A memorial signifies the esteem of the community that erects it. It speaks to the moral character and most basic values of an institution such as ours. A memorial assigns honor. The question for our community, then, is whether we can consider those who fought to dismember the United States and to preserve the institution of human slavery as deserving of honor. The answer is that we can't, regardless of how revisionists attempt to dress our history up or down.

For those who search for precedent, Harvard has been very clear and consistent in its evaluation of this troubled period in our national past. It was Harvard President Edward Everett who, along with President Lincoln, eulogized the fallen Union soldiers at Gettysburg. Memorial Hall was built not simply to commemorate the Northern dead but to honor all those who fought for the cause of the Union. Indeed, in his welcome to the returning Harvard men who fought for the Union, Professor James Russell Lowell declared:

Today, our Reverend Mother welcomes back/Her wisest scholars, those who understood.../Many loved Truth, and lavished life's best oil/Amid the dust of books to find her.../But these, our brothers, fought for her.

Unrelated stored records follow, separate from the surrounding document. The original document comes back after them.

@@ -794,25 +855,33 @@
                                                           uint32_t* __restrict__ cursor ,
                                                           const uint32_t* __restrict__ total,
                                                           uint64_t* __restrict__ payload, int nslab,
-                                                          const uint32_t* __restrict__ frame_base, uint32_t* __restrict__ num_rendered) {
+                                                          const uint32_t* __restrict__ frame_base, uint32_t* __restrict__ num_rendered,
+                                                          int rec_by_id, int xcd_frames, int F) {
     __shared__ uint32_t s_tab[WIN_MAX];
     __shared__ uint32_t s_run[SCATTER ? WIN_MAX : 1];
     __shared__ int s_box[4];
-    if (SCATTER && num_rendered != nullptr && blockIdx.x == 0 && threadIdx.x == 0)
-        num_rendered[blockIdx.y] = frame_base[blockIdx.y + 1] - frame_base[blockIdx.y];
+    int blk = (int)blockIdx.x, f = (int)blockIdx.y;
+    if (xcd_frames) {
+        const int nblk = (P + BIN_SLOTS - 1) / BIN_SLOTS, k = (int)(blockIdx.x >> 3);
+        f = (k / nblk) * 8 + (int)(blockIdx.x & 7u);
+        blk = k - (k / nblk) * nblk;
+        if (f >= F) return;
+    }
+    if (SCATTER && num_rendered != nullptr && blk == 0 && threadIdx.x == 0)
+        num_rendered[f] = frame_base[f + 1] - frame_base[f];
     if (SCATTER && *total == 0u) return;
-    const int t = threadIdx.x, lane = t & 63, f = blockIdx.y;
+    const int t = threadIdx.x, lane = t & 63;
     if (t == 0) { s_box[0] = 0x7fffffff; s_box[1] = 0x7fffffff; s_box[2] = 0; s_box[3] = 0; }
     int x0[BIN_SPT], y0[BIN_SPT], x1[BIN_SPT], y1[BIN_SPT], sl[BIN_SPT];
     uint64_t key[BIN_SPT];
     int bx0 = 0x7fffffff, by0 = 0x7fffffff, bx1 = 0, by1 = 0;
 #pragma unroll
     for (int k = 0; k < BIN_SPT; ++k) {
-        const int s = blockIdx.x * BIN_SLOTS + k * PRE_THREADS + t;
+        const int s = blk * BIN_SLOTS + k * PRE_THREADS + t;
         x0[k] = y0[k] = x1[k] = y1[k] = 0; sl[k] = 0; key[k] = 0;
         if (s < P) {
             const uint32_t id = order != nullptr ? order[s] : (uint32_t)s;
-            const uint4 br = binrec[(size_t)f * P + s];
+            const uint4 br = binrec[(size_t)f * P + (rec_by_id ? id : (uint32_t)s)];
             x0[k] = (int)(br.x & 0xffffu); y0[k] = (int)(br.x >> 16);
             x1[k] = (int)(br.y & 0xffffu); y1[k] = (int)(br.y >> 16);
             sl[k] = (int)br.w;
@@ -873,6 +942,66 @@
                     const uint32_t pos = atomicAdd(&gtab[(y * gx + x) * nslab + sl[k]], 1u);
                     if (SCATTER) payload[pos] = key[k];
                 }
+    }
+}
+
+constexpr int BINX_THREADS = 512;
+constexpr int BINX_TAB = 4096;
+constexpr int BINX_PER_WG = 8192;
+constexpr int BINX_SPT = 4;
+
+template <bool SCATTER>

Yet, there are those who argue that, out of a sense of brotherhood, Harvard should memorialize the deaths in battle of all those who call her alma mater. The day we adopt this policy, however, is the day history loses all meaning for us. At its core, a memorial is a powerful, dramatic way of telling a story. It should extract a moral from history, one that assigns meaning the past. If Harvard memorializes those who fought for both sides during the Civil War, what possible moral or meaning can this watershed event retain for us?

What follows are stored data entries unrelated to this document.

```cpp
int HipBackend::read_control(ControlBlock *out) {
  HB_CHECK(hipMemcpyAsync(cb_host_, cb_dev_, sizeof(ControlBlock), hipMemcpyDeviceToHost, stream_), "memcpy(control block)");
  HB_CHECK(hipStreamSynchronize(stream_), "hipStreamSynchronize");
  std::memcpy(out, cb_host_, sizeof(ControlBlock));
  return 0;
}

int HipBackend::write_control(const ControlBlock &in) {
  HB_CHECK(hipStreamSynchronize(stream_), "hipStreamSynchronize");
  std::memcpy(cb_host_, &in, sizeof(ControlBlock));
  HB_CHECK(hipMemcpyAsync(cb_dev_, cb_host_, sizeof(ControlBlock), hipMemcpyHostToDevice, stream_), "memcpy(control block)");
  return 0;
}

// ... 69 lines not shown
            "k_resample_select");
  prof_end(SABC_KERNEL_RESAMPLE);
  return 0;
}

int HipBackend::resample_bucket(int64_t *counts_host, double *req_out) {
  const int W = sh_.world;
  const size_t bytes = (size_t)W * sizeof(unsigned long long);
  HB_CHECK(hipMemsetAsync(bucket_dev_, 0, 2 * bytes, stream_), "hipMemset(buckets)");
  HB_LAUNCH(launch_bucket_count(idx_dev_, sh_.n_local, sh_.cap, bucket_dev_, stream_), "k_bucket_count");
  HB_CHECK(hipMemcpyAsync(bucket_host_, bucket_dev_, bytes, hipMemcpyDeviceToHost, stream_), "memcpy(bucket counts)");
  HB_CHECK(hipStreamSynchronize(stream_), "hipStreamSynchronize");
  unsigned long long run = 0;
  for (int r = 0; r < W; ++r) {
    counts_host[r] = (int64_t)bucket_host_[r];
    bucket_host_[W + r] = run;
    run += bucket_host_[r];
  }
  if ((int64_t)run != sh_.n_local) { err_ = "resample_bucket: the bucket counts do not add up to n_local"; return -1; }
  HB_CHECK(hipMemcpyAsync(bucket_dev_ + W, bucket_host_ + W, bytes, hipMemcpyHostToDevice, stream_), "memcpy(bucket cursors)");
  HB_LAUNCH(launch_bucket_scatter(idx_dev_, sh_.n_local, sh_.cap, bucket_dev_ + W, req_out, slot_dev_, stream_), "k_bucket_scatter");
  return 0;
}

int HipBackend::resample_serve(const double *req_in, int64_t m, double *rows_out) {
  HB_LAUNCH(launch_resample_serve(req_in, m, m_.d + m_.s, pop_ptrs(cur_), rows_out, stream_), "k_resample_serve");
  return 0;
}

int HipBackend::resample_scatter(const double *rows_in) {
  const int nxt = 1 - cur_;
  HB_LAUNCH(launch_resample_scatter(rows_in, slot_dev_, sh_.n_local, m_.d + m_.s, pop_ptrs(nxt), stream_), "k_resample_scatter");
  flip_cur();
  return 0;
}

double HipBackend::last_ess() {
  if (stream_) (void)hipStreamSynchronize(stream_);
  return totals_host_ && totals_host_[1] > 0 ? totals_host_[0] * totals_host_[0] / totals_host_[1] : 0.0;
}

int HipBackend::download(double *theta, double *u, double *rho) {
  const size_t w = (size_t)sh_.n_local * sizeof(double), pitch = (size_t)sh_.cap * sizeof(double);
  if (sh_.n_local > 0) {
    if (theta) HB_CHECK(hipMemcpy2DAsync(theta, w, pop_[cur_], pitch, w, (size_t)m_.d, hipMemcpyDeviceToHost, stream_), "download theta");
    if (u) HB_CHECK(hipMemcpy2DAsync(u, w, pop_[cur_] + (size_t)m_.d * sh_.cap, pitch, w, (size_t)m_.s, hipMemcpyDeviceToHost, stream_), "download u");
    if (rho) HB_CHECK(hipMemcpy2DAsync(rho, w, rho_, pitch, w, (size_t)m_.s, hipMemcpyDeviceToHost, stream_), "download rho");
  }
  HB_CHECK(hipStreamSynchronize(stream_), "hipStreamSynchronize");
  return 0;
}

int HipBackend::upload(const double *theta, const double *u, const double *rho) {
  const size_t w = (size_t)sh_.n_local * sizeof(double), pitch = (size_t)sh_.cap * sizeof(double);
  if (sh_.n_local > 0) {
    if (theta) HB_CHECK(hipMemcpy2DAsync(pop_[cur_], pitch, theta, w, w, (size_t)m_.d, hipMemcpyHostToDevice, stream_), "upload theta");
    if (u) HB_CHECK(hipMemcpy2DAsync(pop_[cur_] + (size_t)m_.d * sh_.cap, pitch, u, w, w, (size_t)m_.s, hipMemcpyHostToDevice, stream_), "upload u");
    if (rho) HB_CHECK(hipMemcpy2DAsync(rho_, pitch, rho, w, w, (size_t)m_.s, hipMemcpyHostToDevice, stream_), "upload rho");
  }
  HB_CHECK(hipStreamSynchronize(stream_), "hipStreamSynchronize");
  return 0;
}

int HipBackend::get_knots(int stat, double *out, int64_t len) {
  if (stat < 0 || stat >= m_.s || len > cdf_len_[stat]) { err_ = "get_knots: bad statistic index or length"; return -1; }
  HB_CHECK(hipMemcpyAsync(out, knots_ + (int64_t)stat * knot_stride_, (size_t)len * sizeof(double), hipMemcpyDeviceToHost, stream_), "memcpy(knots)");
  HB_CHECK(hipStreamSynchronize(stream_), "hipStreamSynchronize");
  return 0;
}

int HipBackend::set_knots(int stat, const double *knots, int64_t len) {
  if (stat < 0 || stat >= m_.s || len < 3 || len > knot_stride_ - 16) { err_ = "set_knots: bad statistic index or length"; return -1; }
  for (int64_t i = 0; i < len; ++i) {
    if (!(std::isfinite(knots[i]) && knots[i] >= 0.0)) { err_ = "set_knots: knots must be finite and non-negative"; return -1; }
    if (i > 0 && knots[i] < knots[i - 1]) { err_ = "set_knots: knots must be non-decreasing"; return -1; }
  }
  HB_CHECK(hipMemcpyAsync(knots_ + (int64_t)stat * knot_stride_, knots, (size_t)len * sizeof(double), hipMemcpyHostToDevice, stream_), "memcpy(knots)");
  HB_CHECK(hipStreamSynchronize(stream_), "hipStreamSynchronize");
  cdf_len_[stat] = len;
  return build_coarse(stat);
}

int HipBackend::build_coarse(int stat) {
  int shift = 0;
  const int nc = cdf_coarse_entries(m_.s);
  while ((((int64_t)cdf_len_[stat] + ((int64_t)1 << shift) - 1) >> shift) > nc) ++shift;
  cdf_shift_[stat] = shift;
  HB_LAUNCH(launch_cdf_index(knots_ + (int64_t)stat * knot_stride_, cdf_len_[stat], knot_stride_, shift,
                             coarse_ + (int64_t)stat * nc, nc, mid_ + (int64_t)stat * mid_stride_, mid_stride_, stream_),
            "k_cdf_index");
  return 0;
}

int HipBackend::cdf_apply_host(const double *rho, int64_t m, double *u_out) {
  if (m <= 0) return 0;
  double *d_in = nullptr, *d_out = nullptr;
  const size_t bytes = (size_t)m * m_.s * sizeof(double);
  HB_CHECK(hipMalloc((void **)&d_in, bytes), "hipMalloc");
  HB_CHECK(hipMalloc((void **)&d_out, bytes), "hipMalloc");
  int rc = check(hipMemcpyAsync(d_in, rho, bytes, hipMemcpyHostToDevice, stream_), "memcpy");
  if (!rc) rc = check((hipError_t)launch_cdf_apply_matrix(cdf_ptrs(), m_.s, d_in, m, d_out, stream_), "k_cdf_apply_matrix");
  if (!rc) rc = check(hipMemcpyAsync(u_out, d_out, bytes, hipMemcpyDeviceToHost, stream_), "memcpy");
  if (!rc) rc = check(hipStreamSynchronize(stream_), "hipStreamSynchronize");
  (void)hipFree(d_in); (void)hipFree(d_out);
  return rc;
}
// ... 374 lines not shown
```

### simulatedannealingabc.jl_amd/csrc/hip_backend.hpp

```cpp
#pragma once
#include <hip/hip_runtime_api.h>
#include <string>
#include <mutex>
#include <utility>
#include <vector>
#include "engine.hpp"
#include "kernels.hpp"
#include "p2p_page.hpp"

namespace sabc {

class HipBackend : public Backend {
 public:
  explicit HipBackend(int device);
  ~HipBackend() override;

  int allocate(const ModelDesc &m, const Shard &sh) override;
  double *pop_block() override { return pop_[cur_]; }
  double *rho_block() override { return rho_; }
  double *sums_buffer() override;
  double *gather_buffer(int64_t doubles) override;
  double *scratch_buffer(int which, int64_t doubles) override;
  int copy_rows(const double *src, int64_t src_pitch, double *dst, int64_t dst_pitch, int rows, int64_t count) override;
  int to_backend(double *dst, const double *src_host, int64_t n) override;
// ... 14 lines not shown
                   int64_t *rows_out) override;
  bool persistent_supported(int prop_kind) const override;
  int persistent_lanes() const override { return persist_lanes_; }
  int update_persistent(const StepArgs &c, const ControlArgs &ctrl, const PartnerView &pv_a, const PartnerView &pv_b, int64_t ix0,
                        int64_t phase, int64_t cph, int64_t count, int64_t *done, int *halted, int *error) override;
  int stats(int64_t *rows_out) override;
  int reduce_partials(int64_t rows, bool guarded) override;
  int control(const ControlArgs &a) override;
  int wait_notify(int64_t seq, int64_t *n_accept, int *error, int *halted) override;
  int read_control(ControlBlock *out) override;
  int write_control(const ControlBlock &in) override;
  int history_reserve(int64_t rows) override;
  int read_history(double *out, int64_t rows, int row_len) override;
  int resample_weights(double delta) override;
  int resample_draw(const double *gathered_pop, uint64_t iter) override;
  int resample_local(double delta, uint64_t iter, int64_t *stats_rows) override;
  int resample_select(const double *gathered_w, uint64_t iter) override;
  int resample_bucket(int64_t *counts_host, double *req_out) override;
  int resample_serve(const double *req_in, int64_t m, double *rows_out) override;
  int resample_scatter(const double *rows_in) override;
  double last_ess() override;
  void end_of_call() override;
  void prof_begin(int kernel) override;
  void prof_end(int kernel) override;
  int64_t profile_noops(int kernel) const { return kernel >= 0 && kernel < SABC_KERNEL_COUNT ? prof_noop_[kernel] : 0; }
  int download(double *theta, double *u, double *rho) override;
  int upload(const double *theta, const double *u, const double *rho) override;
  int get_knots(int stat, double *out, int64_t len) override;
  int set_knots(int stat, const double *knots, int64_t len) override;

  bool p2p_active() const override { return p2p_on_; }
  int p2p_exchange_pending() override { pending_xchg_ = true; return 0; }
  int p2p_barrier(bool guarded) override;
  int p2p_commit(int status, bool wait) override;
  void p2p_disable() override { (void)p2p_leave(); }
  bool p2p_peers_present() override;
  int build_cdf_p2p(int64_t *len_out, int *any_negative) override;
  int partner_view_p2p(PartnerView *pv) override;
  int resample_p2p(double delta, uint64_t iter) override;
  int snapshot() override;
  int restore_snapshot() override;
  int p2p_descriptor(P2PDesc *out);
  int p2p_init(const P2PDesc *all);
  int p2p_selftest();
  int p2p_leave();
  void p2p_forget_export() { if (!mapped_) exported_ = false; }
  void p2p_set_destroy_wait(double ms) { destroy_wait_ms_ = ms; }
  void p2p_inject_stale(int n) { p2p_stale_ = n > 0 ? n : 0; }
  static int64_t parked_bytes();
  void p2p_set_timeout(double ms) { if (ms > 0) p2p_timeout_ms_ = ms; }
  void p2p_inject_silence(int n) { p2p_loss_ = false; if (n >= 0) { p2p_skip_ = 0; p2p_silent_ = n; } else { p2p_skip_ = -n; p2p_silent_ = 1; } }
  void p2p_inject_loss(int n) { p2p_loss_ = true; p2p_skip_ = n > 0 ? n : 0; p2p_silent_ = 1; }
  int64_t kernel_launches() const { return launches_; }
  double host_callback_seconds() const { return host_cb_seconds_; }
  int64_t host_callback_calls() const { return host_cb_calls_; }
  void set_host_chunk(int64_t particles) { host_chunk_ = particles > 0 ? particles : 0; }

  int set_stream(hipStream_t s);
  hipStream_t stream() const { return stream_; }
  int device() const { return device_; }
  const std::string &error() const { return err_; }
  CdfPtrs cdf_ptrs() const;
  void set_cdf_len(int stat, int64_t len) { cdf_len_[stat] = len; }
  int cdf_apply_host(const double *rho, int64_t m, double *u_out);
  int simulate_host(const double *theta, int64_t n, uint64_t pid0, uint64_t iter, double *rho_out);
  int prior_host(uint64_t pid0, int64_t n, double *theta_out, double *logpdf_out);
  void profile_enable(int level);
  int profile_get(int kernel, double *total_ms, int64_t *launches);
  double *host_stage(int64_t doubles);

 private:
  int check(hipError_t e, const char *what);
  PopPtrs pop_ptrs(int which) const;

  int device_ = 0;
  hipStream_t stream_ = nullptr;
  bool own_stream_ = false;
  char *pinned_block_ = nullptr;
  std::string err_;
  ModelDesc m_{};
  Shard sh_{};
  int np_ = 0;
  double *pop_[2] = {nullptr, nullptr};
  int cur_ = 0;
  double *rho_ = nullptr, *knots_ = nullptr, *coarse_ = nullptr, *mid_ = nullptr;
  int64_t mid_stride_ = 0;
  int32_t cdf_shift_[kMaxStats] = {0};
  int build_coarse(int stat);
  int64_t knot_stride_ = 0;
  int64_t cdf_len_[kMaxStats] = {0};
  double *partials_ = nullptr;
  int64_t partial_rows_ = 0;
  ControlBlock *cb_dev_ = nullptr, *cb_host_ = nullptr;
  Mailbox *mbox_host_ = nullptr, *mbox_dev_ = nullptr;
  double *hist_dev_ = nullptr;
  int flush_reduce();
  int64_t pending_rows_ = -1;
  int64_t fuse_reduce_max_ = kFuseReduceMaxDoubles;
  bool pending_guarded_ = false;
  double *sums_stage_ = nullptr;
  int64_t hist_cap_ = 0;
  double *gather_ = nullptr;
  int64_t gather_cap_ = 0;
  double *scratch_[4] = {nullptr, nullptr, nullptr, nullptr};
  int64_t scratch_cap_[4] = {0, 0, 0, 0};
  int64_t *idx_dev_ = nullptr, *slot_dev_ = nullptr;
// ... 22 lines not shown
  unsigned int *host_done_dev_ = nullptr;
  unsigned long long host_seq_ = 0;
  int64_t host_chunk_ = 0;
  std::vector<int64_t> host_ids_, host_where_;
  std::vector<double> host_thv_, host_rhov_, host_both_, host_lp_;
  double host_cb_seconds_ = 0.0;
  int64_t host_cb_calls_ = 0;
  unsigned long long *host_acc_dev_ = nullptr;
  int ensure_host_buffers();
  int64_t host_chunk_size(int64_t cnt) const;
  int wait_host_flag(int ch, unsigned long long seq);
  RtcKernels rtc_;
  const RtcKernels *rtc() const { return rtc_.module ? &rtc_ : nullptr; }
  void free_later(void *p);
  std::vector<void *> deferred_free_;
  int build_cdf_blocks(const ShardBlocks &rho_blocks, int64_t *len_out, int *any_negative);
  P2PView p2p_view() const;
  int take_silence() {
    if (p2p_skip_ > 0) { --p2p_skip_; return 0; }
    if (p2p_silent_ > 0) { --p2p_silent_; return p2p_loss_ ? 2 : 1; }
    return 0;
  }
  bool p2p_finish();
  void flip_cur() { cur_ = 1 - cur_; ++flips_; if (page_) page_->cur_parity.store((uint32_t)cur_, std::memory_order_relaxed); }
  double *peer_pop_cur(int r) const { return peer_pop_[(peer_cur0_[r] ^ (int)(flips_ & 1u)) & 1][r]; }
  uint32_t tag(uint32_t seq) const { return p2p_tag(gen_, seq); }
  int selftest_patterns(const P2PView &pv);
  bool open_peer_page(int r, const P2PDesc &d);
  uint64_t *slots_ = nullptr;
  uint64_t *peer_slots_[kMaxPeers] = {nullptr};
  double *peer_pop_[2][kMaxPeers] = {{nullptr}};
  double *peer_rho_[kMaxPeers] = {nullptr};
  int peer_cur0_[kMaxPeers] = {0};
  uint32_t flips_ = 0;
  std::vector<void *> ipc_opened_;
  P2PHostPage *page_ = nullptr;
  char page_name_[48] = {0};
  const P2PHostPage *peer_page_[kMaxPeers] = {nullptr};
  bool peer_page_shm_[kMaxPeers] = {false};
  uint32_t gen_ = 0;
  bool mapped_ = false;
  bool exported_ = false;
  double destroy_wait_ms_ = -1.0;
  int p2p_stale_ = 0;
  bool p2p_on_ = false, pending_xchg_ = false;
  uint32_t xseq_ = 0, bseq_ = 0, call_ = 0;
  double p2p_timeout_ms_ = 5000.0;
  int wall_clock_khz_ = 100000;
  int p2p_silent_ = 0, p2p_skip_ = 0;
  bool p2p_loss_ = false;
  double *p2p_test_dev_ = nullptr;
  double *snap_pop_ = nullptr, *snap_rho_ = nullptr;
  int64_t launches_ = 0;
  int64_t persist_max_ = 65536;
  unsigned long long *persist_sync_ = nullptr;
  unsigned long long *persist_rows_ = nullptr;
  int64_t persist_rows_wg_ = 0;
  int persist_lanes_ = 0;
  int prof_ = 0, prof_open_ = -1;
  unsigned prof_tick_ = 0;
  struct EvPair { hipEvent_t a, b; };
  std::vector<EvPair> ev_[SABC_KERNEL_COUNT];
  std::vector<EvPair> ev_pool_;
  double prof_ms_[SABC_KERNEL_COUNT] = {0};
  int64_t prof_n_[SABC_KERNEL_COUNT] = {0};
  int64_t prof_noop_[SABC_KERNEL_COUNT] = {0};
};

}
```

This sort of historical hedging would only detract from the honor due the true Southern heroes: those who resisted the pressure from their families, refused to succumb to regionalism and were prevailed upon by their sense of justice to stand up for a higher principle--that of freedom through Union.

The story of the Civil War is more than a series of battles and set of disturbing statistics. It is a tragic experience that must be understood as necessary or unnecessary, right or wrong, good or evil, in order to have meaning in any community. If Harvard has such an understanding, and indeed it does, then it is that deeper meaning, and not some misplaced notion of "equal time," that should be made manifest in the monuments it builds. If it does not, then Lincoln's spirit is dead and our atonement moot. For atonement is only achieved if it is engaged in consciously. A fast is not a fast if you simply forget to eat. The Civil War carries with it no national redemption unless we acknowledge its inherent moral force.

The controversy surrounding the construction of the proposed memorial is rooted in the problem of legacy. In those places where evil existed in the past, there is a challenge to succeeding generations to deal with that heritage. The temptation is always towards revisionism, towards casting more favorable light upon one's own history. But that is the easy way out.

In this generation, we must aknowledge that the Harvard students who took up arms against the United States during the Civil War, whatever else they may have been, were soldiers for the forces of slavery and rebellion. Perhaps the recent controversy will serve to remind us of this often sugarcoated truth of our nation's most traumatic war. Perhaps we will come away from this debate with an enhanced understanding of what the Civil War means to each of us. Finally, perhaps we will learn to appreciate even more Daniel Webster's declaration in his Second Reply to Hayne. "Liberty and Union, now and forever, one and inseparable!"

To his dismay, Eric M. Nelson '99 lives on the South side of Harvard Yard.